"Send that I am present to watch," said Guaracco, chuckling.
But he was more helpful when, in the house, I stripped off my doublet and showed bruised ribs and shoulders.
His many skills included that of mixing salves and ointments, and the sticky stuff he applied to my hurts helped them swiftly and greatly.
In any case, we had the bombs to offer Lorenzo.
CHAPTER XI
Hopes of Escape
BOMBS were a curiosity, but ours pleased Lorenzo greatly, when Guaracco and I returned to Florence with them. He gave us an audience, and later entertainment on the terrace of his villa in the pleasant green suburb of Fiesole.
"These things would do us credit in any battle," he was gracious enough to say. "Yet it is my hope to profit by some more peaceable marvel of yours. What, for example, of that flying machine?"
"I make progress."
I attempted to put him off, and Guaracco also labored to change the subject. We discussed the summer heat, and the threatened drying up of wells.
"May it please Your Magnificence," I made bold to say, "an irrigation plan might be drawn up. The waters of the Arno could supply the town in dryest season, and water the fields as well."
"That would benefit the people of my beautiful Florence," said the despot, with one of his softening smiles at play on that arrestingly ugly face.
"Again," I pursued, "does it not seem well to widen the streets of the town? A street should be as wide as the houses are high."
"Make haste slowly," he bade me. "Finish the flying machine before you turn Florence into a paradise."

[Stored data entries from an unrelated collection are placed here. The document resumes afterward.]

# tum-pbs/differentiable-piso

Hardware: AMD Instinct MI355X
Metric: PISO steps/s (fwd+adjoint) at 2048^2 staggered grid (higher is better)
Workload: dtype f64

## Files before the change

### differentiable-piso_amd/csrc/cg.hip

```cpp
#include <atomic>
#include "cg_kernels.h"
#include "cg_driver.h"
#include "cg_tiny.h"
#include "options.h"
#include <cstdio>
#include <vector>

namespace piso {

struct CgProfile {
  int enabled = 0, stride = 8;
  double ms[4] = {0, 0, 0, 0};
  long long count[4] = {0, 0, 0, 0};
};
static CgProfile g_prof;

struct HostPoll {
  CgState* pinned = nullptr;
  hipEvent_t ev[2] = {nullptr, nullptr};
  hipEvent_t seg_ev[2] = {nullptr, nullptr};
  int cus = 0;
};
static std::atomic<unsigned> g_persist_launches{0};
static int g_persist_fallbacks = 0;
static thread_local int tl_xcd_map[kPersistMaxGrid];
static thread_local int tl_xcd_map_n = 0;
static long long g_tiny_solves = 0;
enum { DI_PATH = 0, DI_SIZEOF_T, DI_SIZEOF_CT, DI_V, DI_RECON, DI_SYMMETRIC, DI_ROWS_PER_WAVE, DI_K1_GRID, DI_K1_TILES, DI_R, DI_NQ,
       DI_WAVES, DI_LAUNCH_GRID, DI_PADDED, DI_XCD_LOCAL, DI_FELL_BACK, DI_TINY_PER_X, DI_K2_GRID, DI_SEGMENTS, DI_COUNT };
static thread_local int tl_dispatch[DI_COUNT];
static thread_local int tl_dispatch_n = 0;
static bool g_xcd_local_failed = false;
static long long g_verify_runs = 0;
static int g_verify_failures = 0;
constexpr int kPollDevices = 16;
static thread_local HostPoll tl_poll_dev[kPollDevices];
static thread_local HostPoll* tl_poll_cur = &tl_poll_dev[0];
#define tl_poll (*tl_poll_cur)

static int ensure_poll() {
  int dev = 0;
// ... 185 lines not shown
    if (prof) PISO_TRY(ensure_events(ep));
    ep.used[0] = ep.used[1] = 0;
    prof_stride = g_prof.stride > 0 ? g_prof.stride : 8;
    cg_init<T><<<tile.gflat, kBlock, 0, stream>>>(a, rank_deficient);
    PISO_LAUNCH_CHECK();
    batch = poll_batch(n);
    plan = persist_plan(PersistQuery{a.nx, a.ny, V, a.per_y, a.nx_true != 0, sizeof(T), sizeof(CT), RECON, symmetric, false, tl_poll.cus,
                                     opt(OPT_CG_PERSIST), opt(OPT_CG_PERSIST_R), opt(OPT_CG_PERSIST_HALF), opt(OPT_CG_PERSIST_NQ),
                                     opt(OPT_CG_XCD_LOCAL), g_xcd_local_failed, allow_persist});
    PISO_TRY((persist_prepare<T, CT, RECON, false>(plan, tl_poll.cus, pc, persist_ws, stream)));
    if (plan.R && kPersistDiag && opt_on(OPT_CG_PERSIST_TIMING)) {
      PISO_HIP_CHECK(hipMalloc(reinterpret_cast<void**>(&timing.ticks), 12 * plan.launch_grid * sizeof(unsigned long long)));
      PISO_HIP_CHECK(hipMemsetAsync(timing.ticks, 0, 12 * plan.launch_grid * sizeof(unsigned long long), stream));
      pc.timing = timing.ticks;
    }
    record_dispatch(plan.R ? 3 : 2, sizeof(T), sizeof(CT), 0, V, RECON, symmetric, &tile, &plan, !allow_persist);
    seg_len = persist_segment_len(n, opt(OPT_CG_SEGMENT));
    hipEvent_t* seg_ev = tl_poll.seg_ev;
    if (plan.R && prof && !seg_ev[0]) { PISO_HIP_CHECK(hipEventCreate(&seg_ev[0])); PISO_HIP_CHECK(hipEventCreate(&seg_ev[1])); }
    return PISO_OK;
  }

  bool persistent() const { return plan.R != 0; }
  int segment(int k, int ke, CgLoop& st) {
    hipEvent_t* seg_ev = tl_poll.seg_ev;
    if (prof) PISO_HIP_CHECK(hipEventRecord(seg_ev[0], stream));
    PISO_TRY((persist_launch<T, CT, RECON, false>(plan, a, pc, g_persist_launches.fetch_add(1, std::memory_order_relaxed), k, ke, st.sv, st.pending, NoSlab{}, stream)));
    if (prof) PISO_HIP_CHECK(hipEventRecord(seg_ev[1], stream));
    const bool defer = !prof && ke - k <= 32 && unsynced + (ke - k) <= 256 && ke < st.total;
    unsynced = defer ? unsynced + (ke - k) : 0;
// ... 48 lines not shown
  int look(int k, CgLoop& st) { return (!fixed && (k + 1) % batch == 0 && k + 1 < st.total) ? poll(st, false) : PISO_OK; }

  int finish(CgLoop& st) {
    if (!fixed && !st.finished) PISO_TRY(poll(st, true));
    PISO_HIP_CHECK(hipStreamSynchronize(stream));
    if (opt(OPT_CG_XCD_MAP) == 1) {
      tl_xcd_map_n = 0;
      if (st.segments_run > 0 && !plan.xcd_local && plan.grid <= kPersistMaxGrid) {
        PISO_HIP_CHECK(hipMemcpy(tl_xcd_map, pc.xcd + kPersistXcdTable, (size_t)plan.grid * sizeof(int), hipMemcpyDeviceToHost));
        tl_xcd_map_n = plan.grid;
      }
    }
    if (st.segments_run > 0) {
      int herr = 0;
      PISO_HIP_CHECK(hipMemcpy(&herr, pc.err, sizeof(int), hipMemcpyDeviceToHost));
      if (herr) { ++g_persist_fallbacks; return kPersistRetry; }
    }
    if (st.segments_run > 0 && sizeof(T) == 8 && !fixed && opt(OPT_CG_VERIFY) != 0) {
      bool failed = false;
      PISO_TRY((verify_residual<T, CT>(a, pc, stream, &failed)));
      if (failed) { ++g_verify_failures; ++g_persist_fallbacks; return kPersistRetry; }
    }
    if (timing.ticks) PISO_TRY(print_persist_timing(timing.ticks, plan.grid, st.k_last));
    tl_dispatch[DI_SEGMENTS] = st.segments_run;
    return PISO_OK;
  }
};

template <typename T>
__global__ __launch_bounds__(kBlock) void cg_copy_rows(const T* __restrict__ src, T* __restrict__ dst, int nx, int ny, int ld_src, int ld_dst) {
// ... 161 lines not shown
                                 const double* divergence, double* x_out, int rank_deficient, int iterations,
                                 float* kernel_ms_out, void* workspace, size_t workspace_bytes, piso_stream_t stream) {
  const piso::OptScope knobs;
  if (iterations < 1) { set_error_msg("piso_cg_fixed_iterations: iterations < 1"); return PISO_ERR_INVALID_ARG; }
  return cg_solve<double>(nx, ny, periodic_x, periodic_y, laplace, divergence, x_out, 0.f, iterations, rank_deficient,
                          1 << 30, iterations, nullptr, kernel_ms_out, workspace, workspace_bytes, stream);
}

void piso_cg_profile_enable(int enable, int stride) {
  g_prof.enabled = enable;
  if (stride > 0) g_prof.stride = stride;
  for (int q = 0; q < 4; ++q) { g_prof.ms[q] = 0; g_prof.count[q] = 0; }
}

int piso_cg_persist_fallbacks(void) { return g_persist_fallbacks; }
int piso_cg_last_xcd_map(int* out, int capacity) {
  const int n = tl_xcd_map_n < capacity ? tl_xcd_map_n : capacity;
  for (int i = 0; i < n; ++i) out[i] = tl_xcd_map[i];
  return tl_xcd_map_n;
}
long long piso_cg_tiny_solves(void) { return g_tiny_solves; }
int piso_cg_last_dispatch(int* out, int capacity) {
  const int n = tl_dispatch_n < capacity ? tl_dispatch_n : capacity;
  for (int i = 0; i < n; ++i) out[i] = tl_dispatch[i];
  return tl_dispatch_n;
}
void piso_cg_verify_stats(long long* runs_out, int* failures_out) {
  if (runs_out) *runs_out = g_verify_runs;
  if (failures_out) *failures_out = g_verify_failures;
}
// ... 7 lines not shown
```

### differentiable-piso_amd/csrc/cg_dispatch.h

```cpp
#pragma once
#include <type_traits>

#include "cg_persist1.h"

namespace piso {

constexpr int kXcdCus = 32;
constexpr int kPersistRetry = -1000;

struct CgTiling { int rows_per_wave, k1_tiles, g1, g2, gflat; };
template <typename T>
inline CgTiling cg_tile(CgArgs<T>& a, int V, int rpw_knob, int maxblocks_knob) {
  const size_t n = (size_t)a.nx * a.ny;
  a.ntx = (a.nx + 64 * V - 1) / (64 * V);
  int rpw = (int)(((long long)a.ny * a.ntx) / (4 * 1024));
  rpw = rpw < 2 ? 2 : (rpw > 16 ? 16 : rpw);
  if (rpw_knob > 0) rpw = rpw_knob;
  a.rows_per_wave = rpw;
  a.nty = (a.ny + 4 * rpw - 1) / (4 * rpw);
  CgTiling t;
  t.rows_per_wave = rpw; t.k1_tiles = a.ntx * a.nty;
  t.g1 = grid_for((long long)t.k1_tiles, 1, (maxblocks_knob >= 8 && maxblocks_knob <= kMaxPartials) ? maxblocks_knob : 1024);
  t.g2 = grid_for((long long)((n / V + kBlock - 1) / kBlock), 4);
  t.gflat = grid_for((long long)n, kBlock * 4);
// ... 116 lines not shown
    one(r, nq, no, no, no); one(r, nq, no, yes, no); one(r, nq, no, no, yes); one(r, nq, no, yes, yes);
    one(r, nq, yes, no, no); one(r, nq, yes, yes, no); one(r, nq, yes, no, yes); one(r, nq, yes, yes, yes);
  };
  shape(std::integral_constant<int, 2>{}, std::integral_constant<int, 1>{}); shape(std::integral_constant<int, 2>{}, std::integral_constant<int, 2>{});
  shape(std::integral_constant<int, 4>{}, std::integral_constant<int, 2>{}); shape(std::integral_constant<int, 16>{}, std::integral_constant<int, 1>{});
  return found;
}

template <typename T, typename CT, bool RECON, bool SLAB>
inline int persist_prepare(PersistPlan& p, int cus, PersistCtl& pc, unsigned* ws, hipStream_t stream) {
  int per_cu = 0;
  hipError_t e = hipSuccess;
  const bool have = persist_dispatch<T, CT, RECON, SLAB>(p, [&](auto kfn) { e = hipOccupancyMaxActiveBlocksPerMultiprocessor(&per_cu, kfn, kPersistThreads, 0); });
  if (e != hipSuccess) { set_error("hipOccupancyMaxActiveBlocksPerMultiprocessor", e); return PISO_ERR_HIP; }
  if (!have || (long long)per_cu * cus < p.launch_grid) p.R = 0;
  pc.rec = nullptr; pc.err = nullptr; pc.nreg = p.nreg; pc.ntx = p.ntx; pc.timing = nullptr; pc.epoch0 = 0; pc.xcd = nullptr; pc.local_n = 0; pc.waves = p.waves;
  if (!p.R) return PISO_OK;
  pc.rec = reinterpret_cast<unsigned long long*>(ws);
  pc.err = reinterpret_cast<int*>(ws + kPersistWsWordsAll - 16);
  pc.xcd = reinterpret_cast<int*>(ws + kPersistRecWords);
  pc.local_n = p.xcd_local ? p.grid : 0;
  PISO_HIP_CHECK(hipMemsetAsync(ws, 0, kPersistWsWordsAll * sizeof(unsigned), stream));
  return PISO_OK;
}

template <typename T, typename CT, bool RECON, bool SLAB>
inline int persist_launch(const PersistPlan& p, const CgArgs<T>& a, PersistCtl& pc, unsigned launch_count, int kb, int ke, int sv, bool pending,
                          const std::conditional_t<SLAB, SlabCtl, NoSlab>& sl, hipStream_t stream) {
  pc.epoch0 = (launch_count & 0xffffu) << 16;
  PISO_HIP_CHECK(hipMemsetAsync(pc.rec, 0, kPersistZeroBytes, stream));
  const bool have = persist_dispatch<T, CT, RECON, SLAB>(p, [&](auto kfn) { kfn<<<p.launch_grid, kPersistThreads, 0, stream>>>(a, pc, kb, ke, sv, pending ? 1 : 0, sl); });
// ... 7 lines not shown
```

### differentiable-piso_amd/csrc/cg_persist.h

```cpp
#pragma once
#include "cg_kernels.h"

#define PISO_SB_A1 __builtin_amdgcn_sched_barrier(0)
#define PISO_SB_A2 __builtin_amdgcn_sched_barrier(0)
#define PISO_SB_B1 __builtin_amdgcn_sched_barrier(0)
#define PISO_SB_B2 __builtin_amdgcn_sched_barrier(0)

namespace piso {

constexpr int kPersistThreads = 512;
constexpr int kPersistWaves = kPersistThreads / 64;

struct PersistCtl {
  unsigned long long* rec;
  int* err;
  int nreg, ntx;
  unsigned epoch0;
  unsigned long long* timing;
  int* xcd;
  int local_n;
  int waves;
};
#ifdef PISO_PERSIST_DIAG
constexpr bool kPersistDiag = true;
#else
constexpr bool kPersistDiag = false;
#endif
constexpr int kPersistMaxGrid = 256;
constexpr size_t kPersistRecWords = (size_t)2 * kPersistMaxGrid * 32 + (size_t)2 * 8 * 32;
constexpr int kPersistXcdTable = 16;
constexpr size_t kPersistWsWordsAll = kPersistRecWords + 64 + kPersistMaxGrid;
constexpr size_t kPersistZeroBytes = kPersistRecWords * 4 + 16 * sizeof(int);
constexpr int kPersistMaxDepth = 4;

__device__ __forceinline__ double read_lane_c(double v, int src) {
  const unsigned long long b = (unsigned long long)__double_as_longlong(v);
  const unsigned lo = (unsigned)__builtin_amdgcn_readlane((int)(unsigned)b, src), hi = (unsigned)__builtin_amdgcn_readlane((int)(unsigned)(b >> 32), src);
  return __longlong_as_double((long long)(((unsigned long long)hi << 32) | lo));
}
template <typename S>
__device__ __forceinline__ S uniform(S v) {
  if constexpr (sizeof(S) == 8) {
    const unsigned long long b = (unsigned long long)__double_as_longlong((double)v);
    const unsigned lo = (unsigned)__builtin_amdgcn_readfirstlane((int)(unsigned)b), hi = (unsigned)__builtin_amdgcn_readfirstlane((int)(unsigned)(b >> 32));
    return (S)__longlong_as_double((long long)(((unsigned long long)hi << 32) | lo));
// ... 95 lines not shown
```

### differentiable-piso_amd/csrc/cg_persist1.h

```cpp
#pragma once
#include <cstddef>
#include <type_traits>

#include "cg_persist.h"
#include "peer.h"

namespace piso {

struct NoSlab {};
struct SlabCtl {
  PeerView pv;
  double ncells;
  char *rows_own, *rows_lo, *rows_hi;
  unsigned hop_ticks;
};
template <typename T, typename SL>
struct Persist1Kargs { CgArgs<T> a; PersistCtl c; int k_begin, k_end, sv, pend; SL sl; };
template <typename F>
__device__ __forceinline__ F karg(unsigned off) {
  typedef __attribute__((address_space(4))) const char kchar;
  typedef __attribute__((address_space(4))) const unsigned kword;
  kchar* kp = (kchar*)__builtin_amdgcn_kernarg_segment_ptr();
  asm volatile("" : "+s"(kp));
  static_assert(sizeof(F) % 4 == 0, "whole dwords");
// ... 6 lines not shown
  __builtin_memcpy(&out, w, sizeof(F));
  return out;
}

#ifndef PISO_PERSIST1_DEPTH
#define PISO_PERSIST1_DEPTH 5
#endif
#ifndef PISO_PERSIST1_AHEAD
#define PISO_PERSIST1_AHEAD 2
#endif
#ifndef PISO_PERSIST1_KEEP_Z_REGS
#define PISO_PERSIST1_KEEP_Z_REGS 32
#endif
constexpr int kPollDelay = 24;
constexpr int kPollDelay2 = 40;
constexpr int kPollDelay2NoAhead = 8;
constexpr int kPollDelay2Xg = 8;
constexpr int kLocalDelay = 8;
constexpr int kPollSleep = 1;
constexpr int kX1Values = 8;
constexpr int kX1RecWords = 16;

constexpr int kX1Sm = 160;
struct NoPrefetch { __device__ __forceinline__ void operator()() const {} };
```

But an early autumn, with real Tuscany frost, enabled me to ask for time and a brighter day. As winter came on, I lived in Florence, working under Verrocchio at paintings, statues, metal work, and my own devices. In the evenings I had plenty of diversion, for the artist Sandro Botticelli showed himself willing to become my friend and sponsor in artistic society.
I was often entertained at great mansions. One or twice I was present at informal dinners and discussions at Lorenzo's palace, and once at the house of Simonetta Vespucci herself.
There I met her kinsman, Amerigo Vespucci, who had won fame as a geographer and map-maker. Visiting him was a tall, roan-haired young man from Genoa, a sailor and adventurer.
"Cristoforo Colombo," Vespucci introduced him to Botticelli and myself, as we stood warming ourselves before an open fire of aromatic wood.
"Colombo?" I repeated. The name did things to my maddeningly distorted recollections. "Colombo? Hark you sir, you intend to follow the sea for all your days?"
The roan-haired visitor nodded and smiled. "Aye, that. I have visited the infidel princes to the east, and Spain, and even England. I hope to go further some day."
"Go further?" I exclaimed, excitedly. "I should think you will go further !" In my earnestness I laid a hand on his shoulder. "Ser Cristoforo," I said, "much of the world remains unclaimed, undreamed of. There are whole continents besides these we know—whole oceans and shoals of islands. It is fated for you to sail westward, to find a new world!"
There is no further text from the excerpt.